REQUIRED WORK ::
Where the string "else" appears in a line of the material below, copy that line.
** Opening DATASET block **
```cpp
static int check_frame(const char *who, int sh, int sw, int pw, int ph, int gx0, int gy0) {
    PANO_REQUIRE(sh > 0 && sw > 0 && sh < 32767 && sw < 32767,
                 "%s: frame %dx%d outside (0, 32767)", who, sh, sw);
    PANO_REQUIRE(pw > 0 && ph > 0 && gx0 >= 0 && gy0 >= 0, "%s: bad rectangle", who);
    return PANO_OK;
}

extern "C" int pano_warp_spherical(pano_ctx *ctx, const uint8_t *frame, int sh, int sw,
                                   const double *proj, const double *sin_t, const double *cos_t,
                                   const double *tan_p, const float *lut255, const double *hat_x,
                                   const double *hat_y, int gx0, int gy0, int pw, int ph,
                                   float *planes, uint8_t *mask, float *map_x, float *map_y) {
    PANO_ENTER(ctx, "pano_warp_spherical");
    PANO_REQUIRE(frame && proj && sin_t && cos_t && tan_p && lut255 && hat_x &&
                     hat_y && planes && mask,
                 "pano_warp_spherical: null pointer");
    PANO_REQUIRE((map_x == nullptr) == (map_y == nullptr),
                 "pano_warp_spherical: map_x and map_y must both be given or both be NULL");
    if (int rc = check_frame("pano_warp_spherical", sh, sw, pw, ph, gx0, gy0)) return rc;
    ProjK K;
    for (int i = 0; i < 9; ++i) K.p[i] = proj[i];
    dim3 block(64, 4), grid(ceil_div(pw, 64), ceil_div(ph, 4));
    PANO_TIMED(PK_WARP, (hipStream_t)stream,
               hipLaunchKernelGGL(warp_spherical_kernel<true>, grid, block, 0,
                                  (hipStream_t)stream, frame, sh, sw, K, sin_t, cos_t, tan_p,
                                  lut255, hat_x, hat_y, gx0, gy0, pw, ph, pano_pitch_of(pw),
                                  planes, mask, map_x, map_y));
    PANO_LAUNCH_CHECK("warp_spherical_kernel");
    return PANO_OK;
}

extern "C" int pano_warp_windows(pano_ctx *ctx, const pano_camera *cams, const pano_patch *patches,
                                 int n, int max_vw, int max_vh, const double *sin_t,
                                 const double *cos_t, const double *tan_p, const float *lut,
                                 int lut_stride, const uint8_t *need) {
    PANO_ENTER(ctx, "pano_warp_windows");
    PANO_REQUIRE(cams && patches && sin_t && cos_t && tan_p && lut && lut_stride >= 0,
                 "pano_warp_windows: null pointer");
    PANO_REQUIRE(n >= 0 && n <= 65535 && max_vw >= 0 && max_vh >= 0,
                 "pano_warp_windows: bad argument");
    if (n == 0 || max_vw == 0 || max_vh == 0) return PANO_OK;
    dim3 block(64, 4), grid(ceil_div(max_vw, 64), ceil_div(max_vh, 4 * WARP_ROWS), n);
    PANO_TIMED(PK_WARP_WINDOWS, (hipStream_t)stream,
               hipLaunchKernelGGL(warp_windows_kernel, grid, block, 0, (hipStream_t)stream,
                                  cams, patches, sin_t, cos_t, tan_p, lut, lut_stride, need));
    PANO_LAUNCH_CHECK("warp_windows_kernel");
    return PANO_OK;
}
```

### pano360_amd/engine.py

```python
import ctypes as C

import numpy as np

from . import _lib
from ._lib import Patch

BORDER_SAMPLES = 100
MULTIBAND_PAD = 10


class SphProj:

    @staticmethod
    def hom2proj(pts):
        pts = np.asarray(pts)
        xz = np.sqrt(pts[:, 0] ** 2 + pts[:, 2] ** 2)
        theta = np.arctan2(pts[:, 0], pts[:, 2])
        phi = np.arctan2(pts[:, 1], xz)
        return np.stack([theta, phi], axis=-1)

    @staticmethod
    def proj2hom(pts):
        pts = np.asarray(pts)
        return np.stack([np.sin(pts[:, 0]), np.tan(pts[:, 1]),
# ... 388 lines not shown
        return self

    def __init__(self, records, eng):
        self.host = np.array(records, dtype=PATCH_DTYPE).reshape(-1)
        self.n = len(self.host)
        aw, ah = self.host["aw"].astype(np.int64), self.host["ah"].astype(np.int64)
        if eng.tile_grid == 32:
            ax0, ay0 = self.host["ax0"].astype(np.int64), self.host["ay0"].astype(np.int64)
            tiles = (((ax0 + aw - 1) >> 5) - (ax0 >> 5) + 1) * (((ay0 + ah - 1) >> 5) - (ay0 >> 5) + 1)
            tiles = np.where((aw > 0) & (ah > 0), tiles, 0)
        else:
            tiles = ((aw + 63) // 64) * ((ah + 127) // 128)
        self.host["tiles_off"] = np.concatenate([[0], np.cumsum(tiles)[:-1]]) if self.n else 0
        self.n_tiles = int(tiles.sum())
        self.dev = eng.to_device(self.host)
        mx = lambda k: int(self.host[k].max()) if self.n else 0
        self.max_vw, self.max_vh, self.max_aw, self.max_ah = (mx("vw"), mx("vh"), mx("aw"),
                                                              mx("ah"))

    @property
    def ptr(self):
        return _ptr(self.dev)


def patch_table(patches, eng):
    return PatchTable([p.record(i) for i, p in enumerate(patches)], eng)


class WindowInfo:

    def __init__(self, area, window):
        self.area, self.window = area, window


class FusedPatches:

    @classmethod
    def from_regions(cls, raw, max_spans, rects, have, radius, strip, n_blur, eng, rec=None):
        lib = _lib.lib()
        n = len(rects)
        if rec is None:
            rec = np.zeros(n * max_spans, dtype=PATCH_DTYPE)
        lay = _lib.Layout()
        raw = np.ascontiguousarray(raw, np.int32)
        rects = np.ascontiguousarray(rects, np.int32)
        have = np.ascontiguousarray(have, np.uint8)
        _lib.check(lib.pano_layout_windows(
            eng.tile_grid, raw.ctypes.data, n, max_spans, rects.ctypes.data, have.ctypes.data,
            radius,
            strip[0], strip[1], n_blur, rec.ctypes.data, len(rec), C.byref(lay)),
            "pano_layout_windows")
        rec = rec[:lay.n_records]
        if lay.missing:
            missing = sorted({int(i) for i in rec["index"] if not have[int(i)]})
            raise _lib.PanoError(f"frames {missing} are needed for columns [{strip[0]}, "
                                 f"{strip[1]}) but are not resident on this device")
        self = cls.__new__(cls)
        self.planes = eng.arena("planes", int(lay.planes_floats))
        self.blurred = eng.arena("blurred", int(lay.blurred_floats))
        self.scratch = eng.arena("scratch", int(lay.scratch_floats))
        _lib.check(lib.pano_layout_place(rec.ctypes.data, len(rec), self.planes.data_ptr(),
                                         self.blurred.data_ptr(), self.scratch.data_ptr()),
                   "pano_layout_place")
        self._area = self._window = None
        self.table = PatchTable.from_layout(rec, lay, eng)
        return self

    @classmethod
    def from_records(cls, rec, lay, table_dev, arenas):
        self = cls.__new__(cls)
        self.planes, self.blurred, self.scratch = arenas
        self._area = self._window = None
        table = PatchTable.__new__(PatchTable)
        table.host, table.n, table.n_tiles, table.dev = rec, len(rec), int(lay.n_tiles), table_dev
        table.max_vw, table.max_vh, table.max_aw, table.max_ah = (
            int(lay.max_vw), int(lay.max_vh), int(lay.max_aw), int(lay.max_ah))
        self.table = table
        return self

    def _rectangles(self):
        if self._area is None:
            h = self.table.host
            i64 = lambda k: h[k].astype(np.int64)
            self._area = np.stack([i64("ay0"), i64("ay0") + i64("ah"), i64("ax0"),
                                   i64("ax0") + i64("aw")], axis=1)
            self._window = np.stack([i64("vy0"), i64("vy0") + i64("vh"), i64("vx0"),
                                     i64("vx0") + i64("vw")], axis=1)
        return self._area, self._window

    @property
    def info(self):
        return [WindowInfo(tuple(int(v) for v in a), tuple(int(v) for v in w))
                for a, w in zip(*self._rectangles())]

    def __iter__(self):
        return iter(self.info)

    def __len__(self):
        return self.table.n

    @property
    def warped_pixels(self):
        return int((self.table.host["vh"].astype(np.int64) * self.table.host["vw"]).sum())

    @property
    def blurred_pixels(self):
        return int((self.table.host["ah"].astype(np.int64) * self.table.host["aw"]).sum())
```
** Closing DATASET block **
YOUR RESPONSE ::
        else:
        self.host["tiles_off"] = np.concatenate([[0], np.cumsum(tiles)[:-1]]) if self.n else 0
        mx = lambda k: int(self.host[k].max()) if self.n else 0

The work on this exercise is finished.